──────── ENTRIES PROVIDED
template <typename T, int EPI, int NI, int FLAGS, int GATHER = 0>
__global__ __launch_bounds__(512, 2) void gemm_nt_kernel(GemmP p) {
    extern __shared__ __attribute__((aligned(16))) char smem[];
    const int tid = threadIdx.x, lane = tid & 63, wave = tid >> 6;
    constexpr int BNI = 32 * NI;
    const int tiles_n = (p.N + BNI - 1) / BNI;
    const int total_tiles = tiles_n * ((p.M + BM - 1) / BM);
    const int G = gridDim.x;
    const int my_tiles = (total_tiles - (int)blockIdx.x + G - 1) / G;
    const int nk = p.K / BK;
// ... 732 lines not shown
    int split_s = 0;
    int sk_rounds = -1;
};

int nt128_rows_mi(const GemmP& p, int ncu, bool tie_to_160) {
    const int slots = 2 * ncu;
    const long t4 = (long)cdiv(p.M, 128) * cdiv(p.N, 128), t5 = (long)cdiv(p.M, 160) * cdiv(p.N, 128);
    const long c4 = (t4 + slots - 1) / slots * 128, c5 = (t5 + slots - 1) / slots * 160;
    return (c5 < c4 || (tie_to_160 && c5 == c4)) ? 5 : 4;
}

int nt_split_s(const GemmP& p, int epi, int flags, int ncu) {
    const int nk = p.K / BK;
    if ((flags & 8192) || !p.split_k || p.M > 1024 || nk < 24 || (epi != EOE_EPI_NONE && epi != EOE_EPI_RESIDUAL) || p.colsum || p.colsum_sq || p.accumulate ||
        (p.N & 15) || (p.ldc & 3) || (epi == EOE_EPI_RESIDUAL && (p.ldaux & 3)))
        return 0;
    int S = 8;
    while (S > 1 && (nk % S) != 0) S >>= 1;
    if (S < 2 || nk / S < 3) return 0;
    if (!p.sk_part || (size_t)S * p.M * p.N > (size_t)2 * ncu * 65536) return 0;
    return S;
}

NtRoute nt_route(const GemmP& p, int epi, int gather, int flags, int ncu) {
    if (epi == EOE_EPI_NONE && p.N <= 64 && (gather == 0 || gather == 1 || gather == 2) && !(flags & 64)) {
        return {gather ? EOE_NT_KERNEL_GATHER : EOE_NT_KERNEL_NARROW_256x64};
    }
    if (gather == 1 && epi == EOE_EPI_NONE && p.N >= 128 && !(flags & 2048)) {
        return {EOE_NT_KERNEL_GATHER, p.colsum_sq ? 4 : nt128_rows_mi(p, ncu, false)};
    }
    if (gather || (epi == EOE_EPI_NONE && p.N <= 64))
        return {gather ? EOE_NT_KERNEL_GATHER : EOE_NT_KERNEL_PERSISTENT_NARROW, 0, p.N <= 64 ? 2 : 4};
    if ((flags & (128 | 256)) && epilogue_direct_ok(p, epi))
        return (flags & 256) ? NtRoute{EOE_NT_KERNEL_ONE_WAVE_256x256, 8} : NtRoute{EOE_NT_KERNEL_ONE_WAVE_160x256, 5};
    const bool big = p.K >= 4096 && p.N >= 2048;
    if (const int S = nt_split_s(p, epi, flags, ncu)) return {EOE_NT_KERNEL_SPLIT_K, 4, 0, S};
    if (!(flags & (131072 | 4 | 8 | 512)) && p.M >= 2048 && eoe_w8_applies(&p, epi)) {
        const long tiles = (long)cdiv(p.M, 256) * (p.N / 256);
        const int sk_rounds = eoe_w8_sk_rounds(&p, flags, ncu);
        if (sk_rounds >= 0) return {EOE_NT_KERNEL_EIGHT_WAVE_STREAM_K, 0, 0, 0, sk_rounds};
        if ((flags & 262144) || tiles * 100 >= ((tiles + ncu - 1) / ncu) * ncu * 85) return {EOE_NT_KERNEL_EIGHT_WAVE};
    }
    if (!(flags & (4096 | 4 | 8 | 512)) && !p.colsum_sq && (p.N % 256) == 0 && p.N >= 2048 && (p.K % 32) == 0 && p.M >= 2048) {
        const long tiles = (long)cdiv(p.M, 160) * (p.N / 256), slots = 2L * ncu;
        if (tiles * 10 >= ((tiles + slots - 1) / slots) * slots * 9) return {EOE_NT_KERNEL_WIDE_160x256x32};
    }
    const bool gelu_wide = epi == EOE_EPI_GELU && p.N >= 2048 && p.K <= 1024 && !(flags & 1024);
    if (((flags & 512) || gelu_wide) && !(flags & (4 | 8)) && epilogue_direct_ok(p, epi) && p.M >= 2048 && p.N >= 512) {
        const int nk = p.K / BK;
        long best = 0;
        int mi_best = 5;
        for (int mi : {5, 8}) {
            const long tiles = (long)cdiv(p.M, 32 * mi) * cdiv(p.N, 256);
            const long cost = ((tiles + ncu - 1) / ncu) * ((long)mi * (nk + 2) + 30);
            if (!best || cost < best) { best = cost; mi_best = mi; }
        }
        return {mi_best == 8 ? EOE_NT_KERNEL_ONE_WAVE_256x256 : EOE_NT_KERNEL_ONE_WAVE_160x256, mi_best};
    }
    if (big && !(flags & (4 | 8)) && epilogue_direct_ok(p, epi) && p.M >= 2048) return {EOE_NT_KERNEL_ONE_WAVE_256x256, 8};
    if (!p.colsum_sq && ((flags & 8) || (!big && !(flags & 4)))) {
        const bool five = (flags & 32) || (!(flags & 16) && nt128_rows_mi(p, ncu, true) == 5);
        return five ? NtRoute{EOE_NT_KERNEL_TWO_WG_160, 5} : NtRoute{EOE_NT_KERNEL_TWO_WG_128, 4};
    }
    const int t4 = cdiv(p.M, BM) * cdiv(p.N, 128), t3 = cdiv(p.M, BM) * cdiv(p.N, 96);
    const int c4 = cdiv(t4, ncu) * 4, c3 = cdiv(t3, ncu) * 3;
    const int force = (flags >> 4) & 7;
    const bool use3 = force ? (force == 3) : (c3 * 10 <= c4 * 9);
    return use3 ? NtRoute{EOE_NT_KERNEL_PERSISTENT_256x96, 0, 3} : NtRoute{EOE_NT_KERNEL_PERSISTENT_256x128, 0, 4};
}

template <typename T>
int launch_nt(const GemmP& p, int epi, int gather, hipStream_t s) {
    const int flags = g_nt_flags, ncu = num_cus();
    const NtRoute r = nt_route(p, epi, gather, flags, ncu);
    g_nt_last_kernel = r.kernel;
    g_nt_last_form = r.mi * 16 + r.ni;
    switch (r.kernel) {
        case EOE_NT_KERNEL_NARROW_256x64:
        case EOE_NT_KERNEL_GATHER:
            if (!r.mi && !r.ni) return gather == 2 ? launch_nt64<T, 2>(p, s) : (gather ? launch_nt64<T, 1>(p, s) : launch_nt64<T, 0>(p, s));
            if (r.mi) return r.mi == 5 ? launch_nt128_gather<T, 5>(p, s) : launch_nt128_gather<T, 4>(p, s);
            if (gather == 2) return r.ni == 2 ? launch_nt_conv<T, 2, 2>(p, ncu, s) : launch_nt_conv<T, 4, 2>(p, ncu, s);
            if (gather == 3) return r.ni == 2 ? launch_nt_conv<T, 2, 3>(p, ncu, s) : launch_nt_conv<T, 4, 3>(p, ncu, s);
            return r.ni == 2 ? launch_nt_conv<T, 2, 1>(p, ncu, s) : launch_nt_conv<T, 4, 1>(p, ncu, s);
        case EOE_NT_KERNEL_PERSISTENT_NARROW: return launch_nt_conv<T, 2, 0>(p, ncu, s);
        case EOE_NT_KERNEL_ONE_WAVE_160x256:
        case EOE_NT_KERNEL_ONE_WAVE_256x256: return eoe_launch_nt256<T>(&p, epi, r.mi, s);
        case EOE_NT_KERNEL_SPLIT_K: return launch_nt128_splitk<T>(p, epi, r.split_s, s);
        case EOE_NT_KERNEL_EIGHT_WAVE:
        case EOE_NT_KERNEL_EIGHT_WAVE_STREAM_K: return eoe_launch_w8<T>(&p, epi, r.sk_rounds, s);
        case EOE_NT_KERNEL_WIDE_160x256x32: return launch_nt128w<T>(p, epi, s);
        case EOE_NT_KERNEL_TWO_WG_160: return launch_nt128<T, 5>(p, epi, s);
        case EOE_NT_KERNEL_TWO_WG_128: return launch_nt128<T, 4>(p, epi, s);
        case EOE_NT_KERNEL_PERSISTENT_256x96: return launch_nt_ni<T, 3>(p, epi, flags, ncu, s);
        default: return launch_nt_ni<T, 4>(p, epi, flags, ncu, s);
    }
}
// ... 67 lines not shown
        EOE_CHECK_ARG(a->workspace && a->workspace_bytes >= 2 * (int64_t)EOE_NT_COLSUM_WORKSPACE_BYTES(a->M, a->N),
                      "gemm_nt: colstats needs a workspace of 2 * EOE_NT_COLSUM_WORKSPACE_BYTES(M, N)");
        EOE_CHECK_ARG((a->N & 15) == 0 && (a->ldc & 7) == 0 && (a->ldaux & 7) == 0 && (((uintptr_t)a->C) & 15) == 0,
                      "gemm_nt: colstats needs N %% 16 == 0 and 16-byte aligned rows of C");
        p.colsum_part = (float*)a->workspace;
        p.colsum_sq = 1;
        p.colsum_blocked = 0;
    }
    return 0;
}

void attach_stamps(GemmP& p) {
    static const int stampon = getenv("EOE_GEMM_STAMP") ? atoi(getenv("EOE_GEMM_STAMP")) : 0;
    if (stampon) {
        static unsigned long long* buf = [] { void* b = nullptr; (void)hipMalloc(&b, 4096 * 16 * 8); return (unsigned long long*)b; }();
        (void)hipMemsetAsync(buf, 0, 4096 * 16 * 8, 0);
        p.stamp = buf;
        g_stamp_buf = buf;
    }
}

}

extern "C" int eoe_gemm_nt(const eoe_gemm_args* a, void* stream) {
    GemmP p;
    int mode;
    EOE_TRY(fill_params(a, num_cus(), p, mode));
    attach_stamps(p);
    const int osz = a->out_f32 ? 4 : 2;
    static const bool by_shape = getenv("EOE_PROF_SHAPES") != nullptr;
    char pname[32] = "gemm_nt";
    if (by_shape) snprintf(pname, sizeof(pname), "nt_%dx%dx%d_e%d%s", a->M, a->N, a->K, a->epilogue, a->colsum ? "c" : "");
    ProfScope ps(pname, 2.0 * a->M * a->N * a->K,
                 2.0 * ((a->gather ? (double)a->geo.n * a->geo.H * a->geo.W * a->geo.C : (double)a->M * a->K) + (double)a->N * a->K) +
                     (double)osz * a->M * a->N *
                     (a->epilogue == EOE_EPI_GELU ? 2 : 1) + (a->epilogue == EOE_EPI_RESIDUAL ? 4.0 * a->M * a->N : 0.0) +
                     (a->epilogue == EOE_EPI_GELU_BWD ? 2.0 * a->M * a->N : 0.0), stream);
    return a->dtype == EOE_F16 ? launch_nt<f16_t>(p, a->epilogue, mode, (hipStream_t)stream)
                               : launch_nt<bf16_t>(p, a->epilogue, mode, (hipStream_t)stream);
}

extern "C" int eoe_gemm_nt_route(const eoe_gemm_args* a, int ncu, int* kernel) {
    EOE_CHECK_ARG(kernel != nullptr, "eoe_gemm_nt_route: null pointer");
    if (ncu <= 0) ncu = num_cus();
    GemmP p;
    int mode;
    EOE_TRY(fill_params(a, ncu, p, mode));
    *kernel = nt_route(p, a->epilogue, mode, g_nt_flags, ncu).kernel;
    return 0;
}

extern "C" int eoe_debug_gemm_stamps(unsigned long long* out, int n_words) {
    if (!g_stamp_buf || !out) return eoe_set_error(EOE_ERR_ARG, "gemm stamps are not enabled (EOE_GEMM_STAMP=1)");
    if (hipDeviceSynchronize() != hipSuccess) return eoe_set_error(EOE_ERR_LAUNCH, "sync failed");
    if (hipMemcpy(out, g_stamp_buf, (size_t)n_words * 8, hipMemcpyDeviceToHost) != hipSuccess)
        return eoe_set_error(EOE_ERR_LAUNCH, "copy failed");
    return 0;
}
────────────────
──────── ENTRIES PROVIDED
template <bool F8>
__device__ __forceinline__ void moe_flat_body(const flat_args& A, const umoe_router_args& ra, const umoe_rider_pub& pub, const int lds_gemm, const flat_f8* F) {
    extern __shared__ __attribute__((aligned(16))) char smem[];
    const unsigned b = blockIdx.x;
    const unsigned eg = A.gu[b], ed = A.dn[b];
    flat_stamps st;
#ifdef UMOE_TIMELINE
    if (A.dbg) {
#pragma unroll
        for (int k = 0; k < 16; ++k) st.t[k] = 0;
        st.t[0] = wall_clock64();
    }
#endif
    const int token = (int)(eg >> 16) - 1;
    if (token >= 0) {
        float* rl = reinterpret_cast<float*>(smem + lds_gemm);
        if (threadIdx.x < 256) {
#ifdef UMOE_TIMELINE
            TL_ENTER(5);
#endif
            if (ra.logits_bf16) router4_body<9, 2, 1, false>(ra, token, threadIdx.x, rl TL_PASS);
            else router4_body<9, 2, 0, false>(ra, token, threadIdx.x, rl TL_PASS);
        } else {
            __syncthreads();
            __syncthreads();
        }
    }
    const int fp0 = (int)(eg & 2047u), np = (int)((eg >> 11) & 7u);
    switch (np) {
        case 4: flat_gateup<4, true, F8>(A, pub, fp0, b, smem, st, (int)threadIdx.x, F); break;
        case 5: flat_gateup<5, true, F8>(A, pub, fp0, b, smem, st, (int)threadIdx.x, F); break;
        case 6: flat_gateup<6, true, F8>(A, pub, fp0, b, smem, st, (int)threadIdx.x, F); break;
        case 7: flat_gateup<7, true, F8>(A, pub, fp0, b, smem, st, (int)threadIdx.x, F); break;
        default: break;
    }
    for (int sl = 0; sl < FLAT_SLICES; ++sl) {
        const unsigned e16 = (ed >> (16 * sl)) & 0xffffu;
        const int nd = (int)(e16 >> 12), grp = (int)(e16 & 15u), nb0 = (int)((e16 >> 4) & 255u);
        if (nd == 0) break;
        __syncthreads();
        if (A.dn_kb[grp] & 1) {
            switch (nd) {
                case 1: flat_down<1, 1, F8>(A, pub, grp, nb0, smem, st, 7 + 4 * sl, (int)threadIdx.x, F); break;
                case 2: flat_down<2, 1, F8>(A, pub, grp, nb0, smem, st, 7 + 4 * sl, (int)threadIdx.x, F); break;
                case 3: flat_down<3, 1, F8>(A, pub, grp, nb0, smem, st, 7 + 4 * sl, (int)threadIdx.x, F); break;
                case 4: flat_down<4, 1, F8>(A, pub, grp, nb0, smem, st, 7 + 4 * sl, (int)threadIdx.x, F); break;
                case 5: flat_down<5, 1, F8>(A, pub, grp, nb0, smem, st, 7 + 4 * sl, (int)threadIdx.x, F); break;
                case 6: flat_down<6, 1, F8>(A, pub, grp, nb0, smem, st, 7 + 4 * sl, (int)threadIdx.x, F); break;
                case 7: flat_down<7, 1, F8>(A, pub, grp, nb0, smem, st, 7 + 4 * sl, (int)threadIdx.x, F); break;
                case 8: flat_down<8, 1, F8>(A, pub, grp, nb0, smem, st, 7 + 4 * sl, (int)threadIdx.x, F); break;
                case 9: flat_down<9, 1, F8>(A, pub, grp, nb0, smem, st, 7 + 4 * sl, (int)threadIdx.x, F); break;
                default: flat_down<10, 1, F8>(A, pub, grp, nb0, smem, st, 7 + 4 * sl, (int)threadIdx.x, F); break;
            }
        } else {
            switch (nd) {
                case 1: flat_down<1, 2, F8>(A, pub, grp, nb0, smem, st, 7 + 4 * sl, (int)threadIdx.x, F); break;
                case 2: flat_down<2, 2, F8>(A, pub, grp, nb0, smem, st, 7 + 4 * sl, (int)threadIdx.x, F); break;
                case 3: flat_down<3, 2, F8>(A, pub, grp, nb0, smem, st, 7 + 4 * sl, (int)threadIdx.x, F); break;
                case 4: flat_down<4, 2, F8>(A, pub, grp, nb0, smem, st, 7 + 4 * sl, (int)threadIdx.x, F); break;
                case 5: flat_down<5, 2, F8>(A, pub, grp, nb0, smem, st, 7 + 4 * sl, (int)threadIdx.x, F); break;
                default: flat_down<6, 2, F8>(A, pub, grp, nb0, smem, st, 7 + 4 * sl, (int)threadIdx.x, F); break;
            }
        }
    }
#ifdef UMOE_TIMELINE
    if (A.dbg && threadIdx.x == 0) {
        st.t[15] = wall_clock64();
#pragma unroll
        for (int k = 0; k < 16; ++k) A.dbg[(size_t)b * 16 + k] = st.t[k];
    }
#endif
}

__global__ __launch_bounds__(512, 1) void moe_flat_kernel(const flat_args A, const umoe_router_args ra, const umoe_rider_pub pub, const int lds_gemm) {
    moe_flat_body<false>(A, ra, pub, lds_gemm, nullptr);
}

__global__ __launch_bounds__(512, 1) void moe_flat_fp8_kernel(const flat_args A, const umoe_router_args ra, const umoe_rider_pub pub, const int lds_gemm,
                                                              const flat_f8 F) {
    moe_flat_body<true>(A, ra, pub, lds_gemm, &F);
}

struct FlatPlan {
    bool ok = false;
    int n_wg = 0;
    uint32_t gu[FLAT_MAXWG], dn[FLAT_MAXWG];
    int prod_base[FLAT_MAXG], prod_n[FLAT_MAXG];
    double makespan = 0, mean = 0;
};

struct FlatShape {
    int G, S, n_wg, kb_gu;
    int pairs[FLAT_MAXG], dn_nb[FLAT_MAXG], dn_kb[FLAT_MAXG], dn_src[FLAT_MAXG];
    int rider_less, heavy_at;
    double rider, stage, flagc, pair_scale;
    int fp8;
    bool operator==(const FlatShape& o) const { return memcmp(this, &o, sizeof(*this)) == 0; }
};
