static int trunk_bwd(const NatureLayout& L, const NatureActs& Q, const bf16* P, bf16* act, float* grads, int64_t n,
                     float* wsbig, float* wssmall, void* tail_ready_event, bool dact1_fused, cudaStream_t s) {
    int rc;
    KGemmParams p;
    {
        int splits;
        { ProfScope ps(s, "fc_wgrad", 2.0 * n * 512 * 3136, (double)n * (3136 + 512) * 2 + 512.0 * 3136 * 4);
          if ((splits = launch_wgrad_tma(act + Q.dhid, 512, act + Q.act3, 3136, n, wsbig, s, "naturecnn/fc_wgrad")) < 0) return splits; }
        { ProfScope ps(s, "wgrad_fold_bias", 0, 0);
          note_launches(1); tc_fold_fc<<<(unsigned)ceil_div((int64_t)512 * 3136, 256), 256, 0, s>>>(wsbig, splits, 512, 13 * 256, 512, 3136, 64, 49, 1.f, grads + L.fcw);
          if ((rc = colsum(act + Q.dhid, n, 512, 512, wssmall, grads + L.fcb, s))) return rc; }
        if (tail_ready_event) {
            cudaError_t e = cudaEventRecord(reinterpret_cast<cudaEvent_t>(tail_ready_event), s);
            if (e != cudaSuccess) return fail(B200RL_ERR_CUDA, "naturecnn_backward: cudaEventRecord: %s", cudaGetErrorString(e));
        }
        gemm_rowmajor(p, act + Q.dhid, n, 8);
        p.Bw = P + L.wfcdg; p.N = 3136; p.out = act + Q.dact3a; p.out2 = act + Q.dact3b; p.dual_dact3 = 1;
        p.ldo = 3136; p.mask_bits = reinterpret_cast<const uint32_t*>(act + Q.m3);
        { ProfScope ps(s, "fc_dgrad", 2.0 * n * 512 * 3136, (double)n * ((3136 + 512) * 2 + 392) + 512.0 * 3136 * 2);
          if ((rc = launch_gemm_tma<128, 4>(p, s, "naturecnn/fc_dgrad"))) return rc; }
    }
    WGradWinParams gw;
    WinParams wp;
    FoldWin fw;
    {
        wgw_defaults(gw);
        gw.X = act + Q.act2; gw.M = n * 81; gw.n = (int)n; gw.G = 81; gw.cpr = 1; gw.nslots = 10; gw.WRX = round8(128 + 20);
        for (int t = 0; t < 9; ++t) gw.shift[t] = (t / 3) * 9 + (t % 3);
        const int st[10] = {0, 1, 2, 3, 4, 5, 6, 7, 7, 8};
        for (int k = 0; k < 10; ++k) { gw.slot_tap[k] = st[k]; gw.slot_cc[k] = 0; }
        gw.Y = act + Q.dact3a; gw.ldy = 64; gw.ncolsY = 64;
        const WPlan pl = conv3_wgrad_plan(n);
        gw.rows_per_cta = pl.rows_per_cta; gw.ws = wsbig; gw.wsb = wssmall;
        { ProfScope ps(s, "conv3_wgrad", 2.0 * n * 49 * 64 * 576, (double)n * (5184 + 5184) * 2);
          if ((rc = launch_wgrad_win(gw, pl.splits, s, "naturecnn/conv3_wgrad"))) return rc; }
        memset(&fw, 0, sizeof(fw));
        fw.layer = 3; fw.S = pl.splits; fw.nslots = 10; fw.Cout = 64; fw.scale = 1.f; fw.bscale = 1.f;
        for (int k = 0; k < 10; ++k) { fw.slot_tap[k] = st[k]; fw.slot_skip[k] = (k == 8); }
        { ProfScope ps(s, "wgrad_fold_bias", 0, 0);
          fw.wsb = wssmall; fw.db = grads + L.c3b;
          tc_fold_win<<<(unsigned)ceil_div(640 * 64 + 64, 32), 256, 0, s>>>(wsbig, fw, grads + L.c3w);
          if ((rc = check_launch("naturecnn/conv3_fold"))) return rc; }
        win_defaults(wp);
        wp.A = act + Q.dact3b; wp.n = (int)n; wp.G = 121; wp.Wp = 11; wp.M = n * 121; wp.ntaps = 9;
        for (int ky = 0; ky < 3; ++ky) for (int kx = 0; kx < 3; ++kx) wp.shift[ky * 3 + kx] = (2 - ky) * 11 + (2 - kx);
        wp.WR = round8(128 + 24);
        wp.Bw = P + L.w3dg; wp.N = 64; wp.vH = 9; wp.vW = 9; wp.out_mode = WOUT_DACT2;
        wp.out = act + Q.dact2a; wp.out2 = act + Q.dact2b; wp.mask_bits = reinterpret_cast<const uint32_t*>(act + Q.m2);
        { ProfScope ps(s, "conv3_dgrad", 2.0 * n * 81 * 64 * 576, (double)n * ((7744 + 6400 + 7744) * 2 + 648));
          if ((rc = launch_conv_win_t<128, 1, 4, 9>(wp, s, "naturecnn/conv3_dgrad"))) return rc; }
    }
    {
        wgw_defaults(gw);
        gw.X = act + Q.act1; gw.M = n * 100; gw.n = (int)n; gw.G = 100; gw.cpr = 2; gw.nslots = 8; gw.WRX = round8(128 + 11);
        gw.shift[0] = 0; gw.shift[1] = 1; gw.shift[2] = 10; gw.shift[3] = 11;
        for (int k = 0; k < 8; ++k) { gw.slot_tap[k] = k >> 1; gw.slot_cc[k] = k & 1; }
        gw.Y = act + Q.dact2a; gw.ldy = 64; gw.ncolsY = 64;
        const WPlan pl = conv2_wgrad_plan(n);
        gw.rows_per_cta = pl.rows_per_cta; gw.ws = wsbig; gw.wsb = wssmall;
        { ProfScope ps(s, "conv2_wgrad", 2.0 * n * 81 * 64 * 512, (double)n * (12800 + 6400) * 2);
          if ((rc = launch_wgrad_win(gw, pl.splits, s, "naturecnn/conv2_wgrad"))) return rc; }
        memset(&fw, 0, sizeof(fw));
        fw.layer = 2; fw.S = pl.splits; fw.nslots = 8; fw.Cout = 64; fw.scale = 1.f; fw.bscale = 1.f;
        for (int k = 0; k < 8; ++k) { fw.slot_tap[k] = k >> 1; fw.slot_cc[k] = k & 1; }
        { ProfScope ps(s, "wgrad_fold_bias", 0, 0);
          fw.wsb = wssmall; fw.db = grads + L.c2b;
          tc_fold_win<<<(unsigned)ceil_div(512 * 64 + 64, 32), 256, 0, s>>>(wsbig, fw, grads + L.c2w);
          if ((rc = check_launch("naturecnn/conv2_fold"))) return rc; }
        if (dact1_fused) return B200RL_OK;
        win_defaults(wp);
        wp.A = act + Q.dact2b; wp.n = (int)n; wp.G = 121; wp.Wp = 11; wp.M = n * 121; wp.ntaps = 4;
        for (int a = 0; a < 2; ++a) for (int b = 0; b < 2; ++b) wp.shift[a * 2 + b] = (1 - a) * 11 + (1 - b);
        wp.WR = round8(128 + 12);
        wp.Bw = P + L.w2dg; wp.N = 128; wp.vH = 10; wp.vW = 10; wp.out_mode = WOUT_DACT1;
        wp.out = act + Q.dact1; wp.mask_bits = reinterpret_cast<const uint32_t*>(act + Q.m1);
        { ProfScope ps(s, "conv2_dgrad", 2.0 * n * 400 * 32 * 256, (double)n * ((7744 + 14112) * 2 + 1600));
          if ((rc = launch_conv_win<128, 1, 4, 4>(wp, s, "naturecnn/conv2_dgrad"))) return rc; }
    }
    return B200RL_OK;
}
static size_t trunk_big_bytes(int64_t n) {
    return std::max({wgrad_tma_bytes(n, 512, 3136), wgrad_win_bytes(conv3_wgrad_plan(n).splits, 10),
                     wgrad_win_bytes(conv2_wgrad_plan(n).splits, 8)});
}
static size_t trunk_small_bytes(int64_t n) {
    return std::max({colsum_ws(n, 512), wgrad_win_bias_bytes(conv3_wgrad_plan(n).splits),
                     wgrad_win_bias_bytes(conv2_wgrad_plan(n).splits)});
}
────────────────
(WORK TASK) A complete answer reproduces every line of the records in which the word "FlatShape" occurs.

(ANSWER TO THE PROBLEM)
struct FlatShape {
    bool operator==(const FlatShape& o) const { return memcmp(this, &o, sizeof(*this)) == 0; }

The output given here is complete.